At the 2024 annual meeting of the International Society for Cell & Gene Therapy (ISCT) in Vancouver, Canada, Hélio Tomás, PhD, senior research associate at the Instituto de Biologia Experimental e Tecnológica in Lisboa, Portugal, and his colleagues presented a manufacturing process for improving the efficacy of CAR-T cells.
When making therapies based on CAR-T cells, Tomás and his colleagues noted, “The impact of critical process parameters applied during distinct stages of the cell manufacturing process (T cell activation, transduction, and expansion) on CAR-T cell phenotype is still poorly understood.” Nonetheless, phenotypic features of CAR-T cells make all the difference in a therapy’s impact.
As Tomás’ team pointed out: “Identifying key phenotypic characteristics of CAR-T products that are correlated with improved clinical responses and, subsequently, defining a tightly controlled cell culture space to maximize those features will be critical to fulfilling the potential of immunotherapies.” But how can a bioprocessor accomplish that?
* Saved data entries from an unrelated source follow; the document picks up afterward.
# BartvLaatum/GreenLight-Gym2

Hardware: AMD Instinct MI355X
Metric: TomatoEnv env-steps/sec (higher is better)
Workload: dtype f32

## Files before the change

### greenlight-gym2_amd/csrc/glgym.hip

```cpp
#include <hip/hip_runtime.h>

#include <cmath>
#include <cstdio>
#include <cstdlib>
#include <cstring>
#include <new>
#include <string>
#include <vector>

#include "glgym.h"
#include "gl_model.hpp"
#include "gl_model_quad.hpp"
#include "gl_reward.hpp"
#include "glgym_bdf.h"
#include "glgym_rng.h"
#include "glgym_plan.h"

using namespace glm;

namespace {

thread_local std::string g_err;

#define HIPCHK(expr)                                                                                   \
    do {                                                                                               \
        hipError_t e_ = (expr);                                                                        \
        if (e_ != hipSuccess) {                                                                        \
            g_err = std::string(#expr) + ": " + hipGetErrorString(e_);                                 \
            return GLGYM_EHIP;                                                                         \
        }                                                                                              \
    } while (0)

constexpr int WAVE = 64;

#include "gl_default_const.inc"
static_assert(sizeof(ModelConst<float>) == sizeof(kDefaultConstF32_image), "regenerate gl_default_const.inc");
static_assert(sizeof(ModelConst<double>) == sizeof(kDefaultConstF64_image), "regenerate gl_default_const.inc");
template <class T> struct DefaultConst;
template <> struct DefaultConst<float> {
    static constexpr ModelConst<float> value = __builtin_bit_cast(ModelConst<float>, kDefaultConstF32_bits);
};
template <> struct DefaultConst<double> {
    static constexpr ModelConst<double> value = __builtin_bit_cast(ModelConst<double>, kDefaultConstF64_bits);
};
__constant__ const ModelConst<float> g_default_f32 = __builtin_bit_cast(ModelConst<float>, kDefaultConstF32_bits);
__constant__ const ModelConst<double> g_default_f64 = __builtin_bit_cast(ModelConst<double>, kDefaultConstF64_bits);
template <class T> __device__ __forceinline__ const ModelConst<T>& device_default();
template <> __device__ __forceinline__ const ModelConst<float>& device_default<float>() { return g_default_f32; }
template <> __device__ __forceinline__ const ModelConst<double>& device_default<double>() { return g_default_f64; }

template <class T> struct RewardConst : RewardConstBase<T> {};

template <class T> struct StepArgsT {
    int B, ld;
    T* x; T* u;
    const float* action; const T* control;
    const T* weather; int weather_rows;
    const int* w_off; int* timestep;
    const T* crop_p;
    int N;
    T* reward; T* info; unsigned char* done; float* metrics; int* step_flags;
    T dt; int n_sub;
    T gasR, tCanMin;
    int nd;
    float du, u_min[NU], u_max[NU];
    int verify;
    int pipe;
    int window;
};

template <class T> __device__ __forceinline__ T wave_sum(T v)
{
#pragma unroll
    for (int o = 32; o > 0; o >>= 1) v += __shfl_xor(v, o, WAVE);
    return v;
}

constexpr int OBS_NCORE = 23;
__device__ __forceinline__ float obs_core_feature(int j, float prim, float aux, float sday, int ts, double doy_inc, double hod_inc)
{
#pragma clang fp contract(off)
    const float kPpm = (float)(8.3144598 / (101325.0 * 44.01e-3));
    const int k = ts > 0 ? ts - 1 : 0;
    const float sat = 610.78f * __builtin_amdgcn_exp2f(1.44269504f * 17.2694f * aux * __builtin_amdgcn_rcpf(aux + 238.3f));
    const float rh = fminf(fmaxf(100.0f * prim * __builtin_amdgcn_rcpf(sat), 0.0f), 100.0f);
    const float ppm = kPpm * (aux + 273.15f) * prim;
    const int c = j - 18;
    const double rev = (c <= 2) ? __builtin_fma((double)ts, doy_inc, (double)sday) * (1.0 / 365.0)
                                : (double)ts * hod_inc * (1.0 / 24.0);
    const float fr = (float)(rev - floor(rev));
    const float clk = (c == 1 || c == 3) ? __builtin_amdgcn_sinf(fr) : __builtin_amdgcn_cosf(fr);
    float v = prim;
    v = (j == 0 || j == 16) ? ppm : v;
    v = (j == 2 || j == 15) ? rh : v;
    v = (j == 18) ? (float)k : v;
    v = (j > 18) ? clk : v;
    return v;
}
__device__ __forceinline__ constexpr int obs_core_module(int j) { return j < 4 ? 0 : j < 7 ? 1 : j < 13 ? 2 : j < 18 ? 3 : 4; }
__device__ __forceinline__ constexpr int obs_core_col(int j) { return j < 4 ? j : j < 7 ? j - 4 : j < 13 ? j - 7 : j < 18 ? j - 13 : j - 18; }
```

These scientists manufactured CAR-T cells in a stirred-tank bioreactor (STB) and tested their reaction in a simulated tumor microenvironment, which consisted of a high concentration of reactive oxygen species. Tomás and his colleagues reported that a “higher proportion of CD8 T cells, important for directly killing tumor cells, were generated in STBs relative to static cultures following 10 days of bioreactor inoculation.” Furthermore, this study showed a lower CD4/CD8 ratio in CAR-T cells manufactured in an STB, and such lower ratios, the researchers noted, have been “associated with patients [being] more responsive to CAR-T cell treatment.”
To further validate this process, Tomás and his colleagues used it to produce CAR-T cells that target HER2-positive breast cancer cells. Plus, the researchers showed that the “selection of adequate cell culture conditions could act as transduction enhancers of CAR genes carried by lentiviral vectors.”
So, the bioprocessing method developed by these scientists could improve a range of therapies based on CAR-T cells. As Tomás’ team concluded: “Overall, these results highlight the potential of scalable and tightly controlled manufacturing processes toward the generation of CAR-T cells with improved potency.”